[Saved data entries]
-*-*-
template <int DIM>
__global__ __launch_bounds__(64) void icp_bwd_pair_kernel(
    const double *__restrict__ Gdir_in, const double *__restrict__ pparts, int nparts,
    const float *__restrict__ Tk, const double *__restrict__ delta, const double *__restrict__ Amat,
    const int32_t *__restrict__ active, double *__restrict__ Gdir_out, double *__restrict__ lam_out)
{
    constexpr int P = (DIM == 2) ? 3 : 6;
    constexpr int NP = npose(DIM);
    const int b = blockIdx.x;
    const int lane = threadIdx.x;
    __shared__ double G[16], Eb[16], X[16], M0[64], R0[64], R1[64];
    __shared__ double stage[PART_ROWS * NP];

    {
        double v = (lane < 16) ? Gdir_in[(size_t)b * 16 + lane] : 0.0;
        const int r = lane >> 2, c = lane & 3;
        int slot = -1;
        if (lane < 16 && r < DIM && c < DIM) slot = r * DIM + c;
        if (lane < 16 && r < DIM && c == 3) slot = DIM * DIM + r;
        const double *base = pparts + (size_t)b * nparts * NP;
        for (int r0 = 0; r0 < nparts; r0 += PART_ROWS) {
            const int nr = min(PART_ROWS, nparts - r0);
            for (int e = lane; e < nr * NP; e += 64) stage[e] = base[(size_t)r0 * NP + e];
            __syncthreads();
            if (slot >= 0)
                for (int q = 0; q < nr; ++q) v += stage[q * NP + slot];
            __syncthreads();
        }
        if (lane < 16) G[lane] = v;
    }
    __syncthreads();
    const bool act = (active != nullptr) && active[b] != 0;
    if (!act) {
        if (lane < 16) Gdir_out[(size_t)b * 16 + lane] = G[lane];
        if (lane < 6 && lam_out) lam_out[(size_t)b * 6 + lane] = 0.0;
        return;
    }
    const double *dl = delta + (size_t)b * 6;
    if (lane < 16) {
        const int r = lane >> 2, c = lane & 3;
        double v = 0.0;
        for (int q = 0; q < 4; ++q) v += G[r * 4 + q] * (double)Tk[(size_t)b * 16 + c * 4 + q];
        Eb[lane] = v;
        double x = 0.0;
        if (DIM == 2) {
            if (r == 0 && c == 3) x = dl[0];
            if (r == 1 && c == 3) x = dl[1];
            if (r == 1 && c == 0) x = dl[2];
            if (r == 0 && c == 1) x = -dl[2];
        } else {
            if (c == 3 && r < 3) x = dl[r];
            if (r == 2 && c == 1) x = dl[3];
            if (r == 1 && c == 2) x = -dl[3];
            if (r == 0 && c == 2) x = dl[4];
            if (r == 2 && c == 0) x = -dl[4];
            if (r == 1 && c == 0) x = dl[5];
            if (r == 0 && c == 1) x = -dl[5];
        }
        X[lane] = x;
    }
    __syncthreads();
    const int i8 = lane >> 3, j8 = lane & 7;
    {
        double m = 0.0;
        const double sc = 1.0 / 64.0;
        if (i8 < 4 && j8 < 4) m = X[j8 * 4 + i8] * sc;
        else if (i8 >= 4 && j8 >= 4) m = X[(j8 - 4) * 4 + (i8 - 4)] * sc;
        else if (i8 < 4 && j8 >= 4) m = Eb[i8 * 4 + (j8 - 4)] * sc;
        M0[lane] = m;
        R0[lane] = ((i8 == j8) ? 1.0 : 0.0) + m / 13.0;
    }
    __syncthreads();
    double *cur = R0, *nxt = R1;
    for (int n = 12; n >= 1; --n) {
        double v = 0.0;
#pragma unroll
        for (int q = 0; q < 8; ++q) v += M0[i8 * 8 + q] * cur[q * 8 + j8];
        nxt[lane] = ((i8 == j8) ? 1.0 : 0.0) + v / (double)n;
        __syncthreads();
        double *t = cur; cur = nxt; nxt = t;
    }
    for (int sq = 0; sq < 6; ++sq) {
        double v = 0.0;
#pragma unroll
        for (int q = 0; q < 8; ++q) v += cur[i8 * 8 + q] * cur[q * 8 + j8];
        nxt[lane] = v;
        __syncthreads();
        double *t = cur; cur = nxt; nxt = t;
    }
    if (lane < 16) {
        const int r = lane >> 2, c = lane & 3;
        double v = 0.0;
        for (int q = 0; q < 4; ++q) v += cur[r * 8 + q] * G[q * 4 + c];
        Gdir_out[(size_t)b * 16 + lane] = v;
    }
    if (lane == 0) {
        auto xb = [&](int r, int c) { return cur[r * 8 + 4 + c]; };
        __shared__ double db[P], A[P * P], lam[P], ws[P * P + P];
        if (DIM == 2) {
            db[0] = xb(0, 3);
            db[1] = xb(1, 3);
            db[2] = xb(1, 0) - xb(0, 1);
        } else {
            db[0] = xb(0, 3);
            db[1] = xb(1, 3);
            db[2] = xb(2, 3);
            db[P - 3] = xb(2, 1) - xb(1, 2);
            db[P - 2] = xb(0, 2) - xb(2, 0);
            db[P - 1] = xb(1, 0) - xb(0, 1);
        }
        for (int q = 0; q < P * P; ++q) A[q] = Amat[(size_t)b * 36 + q];
        chol_solve<P>(A, db, lam, ws);
        for (int q = 0; q < 6; ++q) lam_out[(size_t)b * 6 + q] = (q < P) ? lam[q] : 0.0;
    }
}

__host__ __device__ constexpr int tgt_row_cols(int dim, int type) { return type == MMK_ICP_PT2PL ? 2 * dim : dim; }
__host__ __device__ constexpr int tgt_acc_cols(int c) { return c <= 2 ? 2 : (c <= 4 ? 4 : 8); }
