typedef float floatx4 __attribute__((ext_vector_type(4)));

struct ConvClass {
  int NU;
  int tap_base;
  int w_base;
  int ooz, ooy, oox;
};

struct ConvArgs {
  const float *in;
  float *out;
  const float4 *wpk;
  const float *scale, *bias, *add;
  const int *tapoff;
  const ConvClass *cls;
// ... 800 lines not shown
      ptrs.push_back(d);
      return d;
    }
    T *d = dalloc<T>(h.size());
    DR_HIP(hipMemcpy(d, h.data(), h.size() * sizeof(T), hipMemcpyHostToDevice));
    ptrs.push_back(d);
    return d;
  }
  ~DeviceArena() { for (void *p : ptrs) { if (host_only) free(p); else dfree(p); } }
};

struct ConvTuned {
  int Cin, Cout, kd, kh, kw, sd, sh, sw, transposed, mode, inD, inH, inW;
  int ci, ct, pt, tz, ty, txt;
  int async_;
};
#include "conv_tuned.h"

inline bool conv_instance_exists(int ci, int ct) {
  return (ci == 4 && ct == 1) || ((ci == 8 || ci == 16) && (ct == 1 || ct == 2 || ct == 4));
}
inline bool conv_a_instance_exists(int ci, int ct, int pt) {
  return (pt == 1 || pt == 2 || pt == 4) && ((ci == 4 && ct == 1 && pt != 1) || ((ci == 8 || ci == 16) && (ct == 1 || ct == 2)));
}
#define DR_MARCH_INSTANCES(X)                                                                                         \
  X(8, 6, 1, 2, 8) X(8, 6, 1, 4, 8) X(8, 6, 1, 1, 12) X(8, 6, 1, 2, 12)                                               \
  X(16, 12, 1, 2, 8) X(16, 12, 1, 4, 8) X(16, 12, 1, 1, 12) X(16, 12, 1, 2, 12)                                       \
  X(16, 9, 1, 2, 8) X(16, 9, 1, 4, 8) X(16, 9, 1, 1, 12) X(16, 9, 1, 2, 12) X(16, 9, 2, 2, 8)                         \
  X(8, 2, 1, 1, 8) X(8, 2, 1, 2, 8) X(8, 2, 1, 4, 8) X(8, 2, 1, 1, 10) X(8, 2, 1, 2, 10)                              \
  X(16, 4, 1, 1, 8) X(16, 4, 1, 2, 8) X(16, 4, 1, 4, 8) X(16, 4, 1, 1, 10) X(16, 4, 1, 2, 10)                         \
  X(16, 3, 1, 1, 8) X(16, 3, 1, 2, 8) X(16, 3, 1, 4, 8) X(16, 3, 1, 1, 10) X(16, 3, 1, 2, 10)                         \
  X(16, 3, 2, 1, 8) X(16, 3, 2, 2, 8) X(16, 3, 2, 1, 10) X(16, 3, 2, 2, 10)
#define DR_MARCH_W_INSTANCES(X) X(8, 6, 1, 1, 8) X(16, 12, 1, 1, 8) X(16, 9, 1, 1, 8)
inline bool conv_m_instance_exists(int ci, int nup, int ct, int pt, int ncw, bool wino = false) {
#define DR_X(CI_, NUP_, CT_, PT_, NCW_) if (ci == CI_ && nup == NUP_ && ct == CT_ && pt == PT_ && ncw == NCW_) return true;
  if (wino) { DR_MARCH_W_INSTANCES(DR_X) return false; }
  DR_MARCH_INSTANCES(DR_X)
#undef DR_X
  return false;
}
inline int conv_march_policy() {
  if (const char *e = getenv("DR_CONV_MARCH")) return atoi(e);
  return 1;
}
inline int conv_rowmarch_policy() {
  if (const char *e = getenv("DR_CONV_ROWMARCH")) return atoi(e);
  return 1;
}
struct MarchShape {
  int nup, npi, npo, ns, tyi, txi, np, ps, r, ncw;
  size_t wbytes, lds_bytes;
  long long steps;
  int grid;
  bool ok;
};
inline MarchShape march_shape(int KZ, int ntp, int Cin, int ci, int ct, int pt, int ty, int txt, int SX, int exy, int exx, int nPD, int nPH, int nPW, int CTtot,
                              bool rm = false, bool wino = false) {
  MarchShape m{};
  const int tpc = 16 / ci;
  if (Cin % ci || ntp % tpc || CTtot % ct || (ty * txt) % pt || (rm && (ty != 1 || KZ != 1)) || (wino && (KZ != 3 || rm || (ntp / 3) % tpc))) return m;
  m.ncw = ty * txt / pt;
  m.nup = ntp / tpc;
  if (!conv_m_instance_exists(ci, m.nup, ct, pt, m.ncw, wino)) return m;
  const int npass = Cin / ci, kz = rm ? 3 : KZ;
  if (npass > 2) return m;
  m.npi = KZ == 1 ? npass : 1; m.npo = KZ == 1 ? 1 : npass; m.ns = kz * m.npi;
// ... 165 lines not shown
      if (in_split && ci != in_split) continue;
      if (ci == 8 && L.Cin != 8) continue;
      for (int ncw : {8, 12})
      for (int pt : {1, 2, 4})
        for (int ty = 1; ty <= ncw * pt; ++ty) {
          if ((ncw * pt) % ty) continue;
          const int txt = ncw * pt / ty;
          if ((ty > 1 && ty / 2 >= nPH) || (txt > 1 && (txt / 2) * 16 >= nPW)) continue;
          for (int ct : {2, 1}) {
            const MarchShape ms = march_shape(L.kd, march_ntp, L.Cin, ci, ct, pt, ty, txt, SX, exy, exx, nPD, nPH, nPW, CTtot);
            if (!ms.ok || (fz && (ci != 16 || ct != 1 || ncw != 8))) continue;
            const double spw = std::ceil((double)ms.steps / ms.grid);
            const double unit = ms.ns * ms.nup * 4.0 * ct * pt * 32.0 * (ncw / 4) * (ncw == 12 ? 0.94 : 1.0);
            const double startup = (double)ms.lds_bytes / 16.0 + 3000.0;
            double cost = ms.npo * (spw * unit * 1.02 + startup);
            if (fz) cost *= 1.5;
            else if (L.kd == 1) cost *= 1.6;
            if (march_policy >= 2) cost *= 1e-3;
            cands.push_back({cost, ci, pt, ct, 1, ty, txt, L.kd, ms.tyi, ms.txi, 2});
          }
        }
    }
  }
  const int wino_policy_m = (!fz && !bf3) ? conv_wino_policy() : 0;
  if (march_ok && wino_policy_m >= 1 && L.kd == 3 && (R.outH & 1) == 0 && R.outH >= 2) {
    const int nPHw = R.outH / 2;
    for (int ci : {16, 8}) {
      if (in_split && ci != in_split) continue;
      if (ci == 8 && L.Cin != 8) continue;
      for (int ncw : {8})
        for (int ty = 1; ty <= ncw; ++ty) {
          if (ncw % ty) continue;
          const int txt = ncw / ty;
          if ((ty > 1 && ty / 2 >= nPHw) || (txt > 1 && (txt / 2) * 16 >= nPW)) continue;
          const MarchShape ms = march_shape(L.kd, march_ntp, L.Cin, ci, 1, 1, ty, txt, SX, exy, exx, nPD, nPHw, nPW, CTtot, false, true);
          if (!ms.ok) continue;
          const double spw = std::ceil((double)ms.steps / ms.grid);
          const double unit = ms.ns * (ms.nup / 3) * 16.0 * 32.0 * (ncw / 4) * (ncw == 12 ? 0.94 : 1.0);
          const double startup = (double)ms.lds_bytes / 16.0 + 3000.0;
          double cost = ms.npo * (spw * unit * 1.1 + startup);
          if (wino_policy_m >= 2) cost *= 1e-3 * 0.5;
          cands.push_back({cost, ci, 1, 1, 1, ty, txt, L.kd, ms.tyi, ms.txi, 5});
        }
    }
  }
  const bool rowmarch_ok = !fz && !bf3 && conv_rowmarch_policy() >= 1 && ncls == 1 && !L.transposed && !L.up2 && mode != CONV_X8 && L.kd == 1 && L.kh == 3 && L.kw == 3 &&
                           SZ == 1 && SY == 1 && L.sw == 1 && !add;
  const int row_ntp = rowmarch_ok ? (int)cx[0].t.size() : 0;
  if (rowmarch_ok) {
    for (int ci : {16, 8}) {
      if (in_split && ci != in_split) continue;
      if (ci == 8 && L.Cin != 8) continue;
      for (int ncw : {8, 10})
        for (int pt : {1, 2, 4}) {
          const int txt = ncw * pt;
          if (txt > 1 && (txt / 2) * 16 >= nPW) continue;
          for (int ct : {2, 1}) {
            const MarchShape ms = march_shape(L.kd, row_ntp, L.Cin, ci, ct, pt, 1, txt, SX, exy, exx, nPD, nPH, nPW, CTtot, true);
            if (!ms.ok) continue;
            const double spw = std::ceil((double)ms.steps / ms.grid);
            const double waste = (double)cdiv(nPW, txt * 16) * txt * 16 / nPW;
            const double unit = ms.ns * ms.nup * 4.0 * ct * pt * 32.0 * (ncw / 4.0) + 300.0;
            const double startup = (double)ms.lds_bytes / 16.0 + 3000.0;
            double cost = (spw * unit * 1.02 + startup) * 1.5;
            (void)waste;
            if (conv_rowmarch_policy() >= 2) cost *= 1e-3;
            cands.push_back({cost, ci, pt, ct, 1, 1, txt, 1, 1, ms.txi, 3});
// ... 273 lines not shown
    }
    const int ntiles = a.tilesD * a.tilesH * a.tilesW, split = CTtot / CT;
    const int wpc = cl.lds_bytes * 2 <= kConvMaxLds ? 2 : 1;
    const int want = std::max(1, std::min(ntiles, 256 * wpc / split));
    cl.grid = dim3(8 * cdiv(want, 8), 1, split);
  }
  if (ASYNC == 2 || ASYNC == 3 || ASYNC == 5) {
    const bool rm = ASYNC == 3;
    const MarchShape ms = rm ? march_shape(L.kd, row_ntp, L.Cin, CI, CT, PT, 1, TXT, SX, exy, exx, nPD, nPH, nPW, CTtot, true)
                             : march_shape(L.kd, march_ntp, L.Cin, CI, CT, PT, TY, TXT, SX, exy, exx, nPD, nPH, nPW, CTtot, false, wino_raw);
    if (!ms.ok) fail(DR_ERR_ARG, "plan_conv: inconsistent k_conv_m plan");
    cl.async = 2; cl.nup = ms.nup; cl.ncw = ms.ncw;
    a.zero16 = arena.upload(std::vector<float>(4, 0.f));
    a.a_slots = 0; a.a_wbufs = 0;
    MarchArgs &m = cl.march;
    const int kz = rm ? 3 : L.kd;
    std::vector<int> tap2d((size_t)ms.nup * TPC, 0);
    {
      const DimTaps &Y = *classes[0].y, &X = *classes[0].x;
      int n = 0;
      if (rm) for (size_t ix = 0; ix < X.t.size(); ++ix, ++n) tap2d[n] = X.off[ix];
      else for (size_t iy = 0; iy < Y.t.size(); ++iy) for (size_t ix = 0; ix < X.t.size(); ++ix, ++n) tap2d[n] = Y.off[iy] * TXI + X.off[ix];
    }
    m.tap2d = arena.upload(tap2d);
    m.geo.KZ = kz; m.geo.NPI = ms.npi; m.geo.Dc = rm ? nPH : (L.kd == 3 ? nPD : 1);
    m.NPO = ms.npo;
    m.colsH = rm ? 1 : cdiv(nPH, TY); m.colsW = cdiv(nPW, TXT * 16);
    m.ncols = (L.kd == 3 ? 1 : nPD) * m.colsH * m.colsW;
    m.R = ms.r; m.PS = ms.ps; m.NP = ms.np; m.nit = ms.ps / 128;
    m.wsec = ms.nup * CT * 64; m.NU = kz * ms.nup;
    m.steps = (int)ms.steps;
    m.ncw = ms.ncw;
    m.rm = rm ? 1 : 0;
    m.wino = wino_raw ? 1 : 0;
    const long long iplane = (long long)a.inH * a.inW * a.inC, oplane = (long long)a.outH * a.outW * a.outC;
    if (iplane * std::max(1, a.inD) >= (1ll << 31) || oplane * std::max(1, a.outD) >= (1ll << 31)) fail(DR_ERR_ARG, "plan_conv: tensor too large for k_conv_m's 32-bit strides");
    m.i_sv = L.kd == 3 ? 0 : (int)iplane; m.i_sz = rm ? a.inW * a.inC : (L.kd == 3 ? (int)iplane : 0); m.i_sy = rm ? 0 : a.inW * a.inC;
    m.o_sv = L.kd == 3 ? 0 : (int)oplane; m.o_sz = rm ? a.outW * a.outC : (L.kd == 3 ? (int)oplane : 0); m.o_sy = rm ? 0 : a.outW * a.outC;
    m.inHp = rm ? 1 : a.inH;
    m.err = arena.err_flag;
    m.depth = rm ? 3 : 2;
    if (const char *e = hook_env("DR_MARCH_PDEPTH")) m.depth = std::max(1, std::min(4, atoi(e)));
    cl.lds_bytes = ms.lds_bytes;
    cl.grid = dim3(ms.grid, 1, CTtot / CT);
  }
  cl.flops = flops;
  R.launches.push_back(cl);
  return R;
}
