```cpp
__global__ void __launch_bounds__(256) phi_event_flags_kernel(const int32_t *__restrict__ walk_vtx, int64_t n_entries,
                                                              const int32_t *__restrict__ cvtx, uint8_t *__restrict__ flags)
{
    for (int64_t e = (int64_t)blockIdx.x * blockDim.x + threadIdx.x; e < n_entries; e += (int64_t)gridDim.x * blockDim.x)
        flags[e] = cvtx[walk_vtx[e]] >= 0;
}

__global__ void phi_event_off_kernel(const phi_ent_t *__restrict__ ev_e, int64_t n_ev, const int64_t *__restrict__ walk_off,
                                     int32_t n_walks, int64_t *__restrict__ ev_off)
{
    const int h = blockIdx.x * blockDim.x + threadIdx.x;
    if (h > n_walks) return;
    const int64_t key = walk_off[h];
    int64_t lo = 0, hi = n_ev;
    while (lo < hi) {
// ... 998 lines not shown
        }
        issue(J, min(b + DEPTH, nb - 1));
        __syncthreads();
#pragma unroll
        for (int u = 0; u < U; u++) {
            int32_t best = NEGK;
            if (has_walk) {
                if (live[u]) { const int32_t r = s_diag[p][lx]; if (r > NEGK / 2) best = S[u] + r; }
                {
                    const int32_t o = (live[u] && v[u] == b1[u] && s_n1[p][u][lx] == 1) ? s_b2[p][u][lx] : b1[u];
                    const int32_t kn = s_new[p][lx];
                    if (o > NEGK / 2 && kn > NEGK / 2 && o + kn - dx > best) best = o + kn - dx;
                }
                const int32_t d = max(max(s_part[p][u][0][lx], s_part[p][u][1][lx]), max(s_part[p][u][2][lx], s_part[p][u][3][lx]));
                if (d > NEGK / 2 && d - dx > best) best = d - dx;
                if (with_starts[u]) { const int32_t r = s_start[p][lx]; if (r > NEGK / 2 && r - dx > best) best = r - dx; }
            }
            S[u] = best > NEGK / 2 ? best : NEGK;
        }
    };
    if (x < 64) {
#pragma unroll
        for (int u = 0; u < U; u++) { s_b1[b_lo & 1][u][x] = NONE; s_b2[b_lo & 1][u][x] = NONE; s_n1[b_lo & 1][u][x] = 0; }
    }
    using I0 = std::integral_constant<int, 0>; using I1 = std::integral_constant<int, 1>;
    using I2 = std::integral_constant<int, 2>; using I3 = std::integral_constant<int, 3>;
    issue(I0{}, min(b_lo, nb - 1));
    issue(I1{}, min(b_lo + 1, nb - 1));
    issue(I2{}, min(b_lo + 2, nb - 1));
    issue(I3{}, min(b_lo + 3, nb - 1));
    __syncthreads();
    int32_t b = b_lo;
    for (; b + DEPTH <= nb; b += DEPTH) {
        step(I0{}, b);
        step(I1{}, b + 1);
        step(I2{}, b + 2);
        step(I3{}, b + 3);
    }
    if (b < nb) step(I0{}, b);
    if (b + 1 < nb) step(I1{}, b + 1);
    if (b + 2 < nb) step(I2{}, b + 2);
    if (MODE == 1 && has_walk) {
#pragma unroll
        for (int u = 0; u < U; u++)
            if (unit0 + u <= G.n_walks) seg_row[((int64_t)seg * (G.n_walks + 1) + unit0 + u) * LS + x] = S[u];
    }
}

__global__ void __launch_bounds__(256) phi_seg_chain_kernel(int32_t n_seg, int32_t n_walks, int32_t LS, const int32_t *__restrict__ seg_row,
                                                            int32_t *__restrict__ seg_S)
{
    __shared__ int32_t s_S[256];
    const int x = threadIdx.x;
    int32_t S = NEGK;
    for (int32_t g = 0; g < n_seg; g++) {
        seg_S[(int64_t)g * LS + x] = S;
        s_S[x] = S;
        __syncthreads();
        const int32_t *R = seg_row + (int64_t)g * (n_walks + 1) * LS + x;
        int32_t best = R[(int64_t)n_walks * LS];
#pragma unroll 8
        for (int32_t u = 0; u < n_walks; u++) best = max(best, s_S[u] + R[(int64_t)u * LS]);
        S = best > NEGK / 2 ? best : NEGK;
        __syncthreads();
    }
}

__global__ void __launch_bounds__(256) phi_blk_check_kernel(const int32_t *__restrict__ keys, const int32_t *__restrict__ S, int32_t n_blk,
                                                            int32_t LS, int32_t n_walks, int32_t *__restrict__ bad)
{
    const int64_t n = (int64_t)(n_blk - 1) * LS;
    for (int64_t i = (int64_t)blockIdx.x * blockDim.x + threadIdx.x; i < n; i += (int64_t)gridDim.x * blockDim.x) {
        const int32_t h = (int32_t)(i % LS);
        if (h >= n_walks) continue;
        const int32_t got = keys[i], want = S[i + LS];
        if (got != want && !(got <= NEGK / 2 && want <= NEGK / 2)) { atomicAdd(&bad[0], 1); atomicMin(&bad[1], (int32_t)(i / LS)); }
    }
}

__global__ void __launch_bounds__(256) phi_carry_resolve_kernel(const int32_t *__restrict__ carry, int32_t LS, int32_t b_from, int32_t h,
                                                                int32_t *__restrict__ out)
{
    __shared__ int32_t s_best;
    for (int32_t hi = b_from - 1; hi >= 0; hi -= 256) {
        if (threadIdx.x == 0) s_best = -1;
        __syncthreads();
        const int32_t b = hi - (int32_t)threadIdx.x;
        const int32_t v = b >= 0 ? carry[(int64_t)b * LS + h] : -1;
        if (v >= 0) atomicMax(&s_best, b);
        __syncthreads();
        const int32_t bb = s_best;
        if (bb >= 0) {
            if (b == bb) { out[0] = bb; out[1] = v; }
            return;
        }
        __syncthreads();
    }
    if (threadIdx.x == 0) { out[0] = -1; out[1] = -1; }
}

void phi_launch_blk_classes(hipStream_t st, const PhiBlkClassArgs &G)
{
    if (G.n_blk > 0) hipLaunchKernelGGL(phi_blk_classes_kernel, dim3((unsigned)G.n_blk), dim3(256), 0, st, G);
}
void phi_launch_blk_chain(hipStream_t st, const PhiBlkClassArgs &G, const int32_t *rows, const int32_t *rownew, const int32_t *rowdiag, int32_t *blk_S)
{
    hipLaunchKernelGGL(phi_blk_chain_kernel<0>, dim3(1), dim3(256), 0, st, G, rows, rownew, rowdiag, blk_S, nullptr, nullptr, nullptr);
}
void phi_launch_blk_chain_segments(hipStream_t st, const PhiBlkClassArgs &G, const int32_t *rows, const int32_t *rownew, const int32_t *rowdiag, int32_t *blk_S,
                                   int32_t n_seg, const int32_t *d_seg_lo, int32_t *seg_row, int32_t *seg_S)
{
    const int units = getenv("PHI_DP_CHAIN_UNITS") ? atoi(getenv("PHI_DP_CHAIN_UNITS")) : 3;
// ... 51 lines not shown
```

### phi_amd/csrc/phi_ctx.h

```cpp
#pragma once
#include <stdint.h>
#include <stdarg.h>
#include <stdio.h>
#include <stdlib.h>
#include <algorithm>
#include <atomic>
#include <chrono>
#include <future>
#include <mutex>
#include <string>
#include <thread>
#include <vector>
#include <hip/hip_runtime.h>
#include "../../include/phi_amd.h"
#include "phi_kernels.h"
#include "phi_host_par.h"

struct DevBuf {
    void *p = nullptr;
    size_t cap = 0;
    uint32_t gen = 0;
    template <class T> T *as() const { return reinterpret_cast<T *>(p); }
};
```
-*-*-
[What is being asked] Wherever a line in the data above holds the word "carry", copy that line.

[Solution below]
__global__ void __launch_bounds__(256) phi_carry_resolve_kernel(const int32_t *__restrict__ carry, int32_t LS, int32_t b_from, int32_t h,
        const int32_t v = b >= 0 ? carry[(int64_t)b * LS + h] : -1;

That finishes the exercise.